The first output section just tells you about the tool and how you invoked it. The next section is about instruction fetches, and how many misses there were in the first level and last level caches. The third section is about references to data, and cache misses. The final section is a summary of both instruction and data references.

The results from step 2 probably didn't agree with the simple analysis presented in class. Do the more detailed results from this step give you any insights into why? You might want to run the tool on both the naive and blocked versions.

Warning: the tool is a simulator, and so programs take much longer to run on it than they do when run directly on the hardware.

Run the tool on the block matrix multiply implementation for matrix size, N, of 1600 and using the best block size you found in Question 2. Hand in the output of that run.

We suggest trying some other block sizes as well and comparing the results.
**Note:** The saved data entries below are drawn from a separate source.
struct NpCols {
  double* Tm; double* Zf; int8_t* Z8; unsigned char* Zocc; double* C0p; double* C1; uint64_t* Sol; int64_t* E1;
};
static NpCols np_cols(const psfgpv_handle* g, const NpLane& L, size_t col0) {
  const size_t cb = col0 / TR_BN;
  return NpCols{L.dTm + col0, L.dZf + cb * g->nkb * TR_CHUNK, L.dZ8 + col0 * 16, L.dZocc + cb * g->nrb, L.dC0p + cb * g->nkc * TR_CHUNK,
                L.dC1 ? L.dC1 + cb * g->nkd * TR_CHUNK : nullptr, L.dSol + col0, L.dE1 ? L.dE1 + col0 * g->dim : nullptr};
}

static bool np_walk_fits(const psfgpv_handle* g, size_t B, int* Gw_out, unsigned* nSw_out, unsigned* ngroups_out, unsigned* ug_out) {
  if (g->np_walk == 0 || g->np_walk == 3 || g->cus <= 0 || g->nblk < 3) return false;
  if (!psf_experiments_build && g->np_g != 1 && B > 4 * (size_t)g->cus) return false;
  const int Gw = (g->np_g == 1 || g->np_g == 2) ? g->np_g : (B <= 4 * (size_t)g->cus ? 1 : 2);
  const unsigned nSw = (unsigned)((B + 4 * (size_t)Gw - 1) / (4 * (size_t)Gw));
  const unsigned per = (unsigned)(NP_GW / (4 * Gw)), ngroups = (nSw + per - 1) / per;
  const long slots = (long)g->cus * (long)g->walk_slots[Gw];
  unsigned ug = 0;
  if (ngroups && nSw <= (unsigned)g->cus && slots > (long)nSw) ug = (unsigned)std::min<long>((slots - (long)nSw) / (long)ngroups, (long)g->cus / (long)ngroups);
  if (ug > g->nblk - 2) ug = (unsigned)(g->nblk - 2);
  if (!(nSw <= (unsigned)g->cus && ug >= 1 && (size_t)2 * NP_WALK_SLOTS * ug >= g->nblk - 2)) return false;
  if (Gw_out) { *Gw_out = Gw; *nSw_out = nSw; *ngroups_out = ngroups; *ug_out = ug; }
  return true;
}

static psf_status launch_nearest_plane(psfgpv_handle* g, NpLane& L, hipStream_t st, uint64_t seed, uint32_t tag, uint64_t first_index, size_t B, int64_t* d_e, int pass = 0, size_t col0 = 0,
                                       bool may_walk = true) {
  const size_t ld = L.ld, nbj = round_up(B, TR_BN) / TR_BN;
  const size_t lds_gemm = 4 * TR_CHUNK * sizeof(double);
  const NpCols v = np_cols(g, L, col0);
  int* const flags = L.dFlags + 4 * pass;
  if (pass == 0) hipLaunchKernelGGL(k_np_project, dim3((unsigned)nbj, (unsigned)g->nrb), dim3(256), lds_gemm, st, g->dBpiv, g->nkc, v.C0p, g->nkc, (int)g->nkc, v.Tm, ld);
  else hipLaunchKernelGGL(k_np_project, dim3((unsigned)nbj, (unsigned)g->nrb), dim3(256), lds_gemm, st, g->dBfull, g->nkd, v.C1, g->nkd, (int)g->nkd, v.Tm, ld);
  int G = g->np_g;
  if (G != 1 && G != 2) G = B <= 2048 ? 1 : 2;
  NpSampleArgs a{v.Tm, ld, g->dGin, g->dGnx, g->dRows, g->dSz, v.Zf, g->nkb, v.Z8, L.zplane, ld, flags};
  {
    int Gw = 0; unsigned nSw = 0, ngroups = 0, ug = 0;
    if (may_walk && col0 == 0 && np_walk_fits(g, B, &Gw, &nSw, &ngroups, &ug)) {
      NpWalkSync sy{L.dWalk, L.dWalk + (size_t)ngroups * g->nblk, L.dWalk + (size_t)2 * ngroups * g->nblk, (unsigned)g->nblk, g->walk_spins};
      NpSampleArgs aw{L.dTm, ld, g->dGin, g->dGnx, g->dRows, g->dSz, L.dZf, g->nkb, L.dZ8, L.zplane, ld, flags};
      const unsigned ntot = nSw + ngroups * ug;
      unsigned long long* reruns = reinterpret_cast<unsigned long long*>(L.dFlags + 8);
      {
        WalkTurn turn(g->base->prm.device, st);
        hipMemsetAsync(L.dWalk, 0, L.walk_words * sizeof(unsigned), st);
        if (Gw == 1) hipLaunchKernelGGL((k_np_walk<1>), dim3(ntot), dim3(512), 65536, st, aw, g->dim, g->nblk, seed, tag, first_index, B, nSw, ngroups, ug, g->dGp, L.dTm, sy);
#ifdef PSF_EXPERIMENTS
        else hipLaunchKernelGGL((k_np_walk<2>), dim3(ntot), dim3(512), 65536, st, aw, g->dim, g->nblk, seed, tag, first_index, B, nSw, ngroups, ug, g->dGp, L.dTm, sy);
#endif
      }
      if (pass == 0) hipLaunchKernelGGL(k_np_project, dim3((unsigned)nbj, (unsigned)g->nrb), dim3(256), lds_gemm, st, g->dBpiv, g->nkc, L.dC0p, g->nkc, (int)g->nkc, L.dTm, ld, (const unsigned*)sy.abort);
      else hipLaunchKernelGGL(k_np_project, dim3((unsigned)nbj, (unsigned)g->nrb), dim3(256), lds_gemm, st, g->dBfull, g->nkd, L.dC1, g->nkd, (int)g->nkd, L.dTm, ld, (const unsigned*)sy.abort);
      if (Gw == 1) hipLaunchKernelGGL((k_np_walk_solo<1>), dim3(nSw), dim3(512), 65536, st, aw, g->dim, g->nblk, seed, tag, first_index, B, g->dGp, L.dTm, (const unsigned*)sy.abort, reruns);
#ifdef PSF_EXPERIMENTS
      else hipLaunchKernelGGL((k_np_walk_solo<2>), dim3(nSw), dim3(512), 65536, st, aw, g->dim, g->nblk, seed, tag, first_index, B, g->dGp, L.dTm, (const unsigned*)sy.abort, reruns);
#endif
      g->last_form = 1; g->last_G = Gw;
      return launch_np_recombination(g, L, st, B, d_e, pass, col0);
    }
  }
  const unsigned nS = (unsigned)((B + 4 * (size_t)G - 1) / (4 * (size_t)G));
#ifdef PSF_EXPERIMENTS
  if (g->np_walk == 3 && col0 == 0 && g->cus > 0 && g->nblk >= 3 && nS <= 2u * (unsigned)g->cus) {
    const unsigned per = (unsigned)(NP_GW / (4 * G)), ngroups = (nS + per - 1) / per;
    NpWalkSync sy{L.dWalk, L.dWalk + (size_t)ngroups * g->nblk, L.dWalk + (size_t)2 * ngroups * g->nblk, (unsigned)g->nblk, g->walk_spins};
    hipMemsetAsync(L.dWalk, 0, L.walk_words * sizeof(unsigned), st);
    if (G == 1) hipLaunchKernelGGL((k_np_walk2<1>), dim3(nS), dim3(512), 65536, st, a, g->dim, g->nblk, seed, tag, first_index, B, nS, g->dGp, L.dTm, sy);
    else hipLaunchKernelGGL((k_np_walk2<2>), dim3(nS), dim3(512), 65536, st, a, g->dim, g->nblk, seed, tag, first_index, B, nS, g->dGp, L.dTm, sy);
    g->last_form = 3; g->last_G = G;
    return launch_np_recombination(g, L, st, B, d_e, pass, col0);
  }
#endif
  const size_t W = NP_PANEL;
  const bool immediate = g->np_immediate >= 0 ? g->np_immediate != 0 : B <= 2048;
  for (size_t J = g->nblk; J-- > 0;) {
    NpStepJobs jobs;
    for (int q = 0; q < 3; ++q) { jobs.job[q] = NpUpdateJob{0, 0, 0, 0, 0, 0}; jobs.ntiles[q] = 0; }
    auto set_job = [&](int q, size_t J_first, size_t nsub, size_t rb0, size_t rb1, size_t lo, size_t hi) {
      if (rb1 <= rb0 || hi <= lo) return;
      jobs.job[q] = NpUpdateJob{(int)J_first, (int)nsub, (int)rb0, (int)(rb1 - rb0), lo, hi};
      jobs.ntiles[q] = (unsigned)((rb1 - rb0) * nbj);
    };
    if (J + 1 < g->nblk) {
      const size_t P = (J + 1) / W;
      const size_t lo = (P >= 1 && !immediate) ? (P - 1) * W * NP_NB : 0, hi = J * NP_NB;
      set_job(0, J + 1, 1, lo / 128, (hi + 127) / 128, lo, hi);
    }
    const size_t Pj = J / W, P = Pj + 1;
    if (P * W < g->nblk && P >= 2 && !immediate) {
      const size_t top = std::min(g->nblk, (P + 1) * W) - 1, nsub = top - P * W + 1;
      const size_t near_lo = (P - 2) * W * NP_NB, near_hi = (P - 1) * W * NP_NB;
      const size_t i = (P * W - 1) - J;
      if (i == 0) set_job(1, top, nsub, near_lo / 128, near_hi / 128, near_lo, near_hi);
      if (i == 0) set_job(2, top, nsub, 0, near_lo / 128, 0, near_lo);
    }
    const unsigned ntot = nS + jobs.ntiles[0] + jobs.ntiles[1] + jobs.ntiles[2];
    if (G == 1) hipLaunchKernelGGL((k_np_step<1>), dim3(ntot), dim3(512), 65536, st, a, g->dim, J, seed, tag, first_index, B, nS, jobs, (int)nbj, g->dGp, v.Tm);
    else hipLaunchKernelGGL((k_np_step<2>), dim3(ntot), dim3(512), 65536, st, a, g->dim, J, seed, tag, first_index, B, nS, jobs, (int)nbj, g->dGp, v.Tm);
  }
  g->last_form = 0; g->last_G = G;
  return launch_np_recombination(g, L, st, B, d_e, pass, col0);
}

How big do changes in the miss rate have to be to make a noticable difference in execution time? (Again, notihng to hand in for these questions.)

Turn-in

You should hand in a table of measurements for Question 1, a table of measurements for Question 2, and the output of running the tool for Question 3.

Note that you are simply taking measurements. The right answer is whatever you observe, assuming you have run the experiment correctly.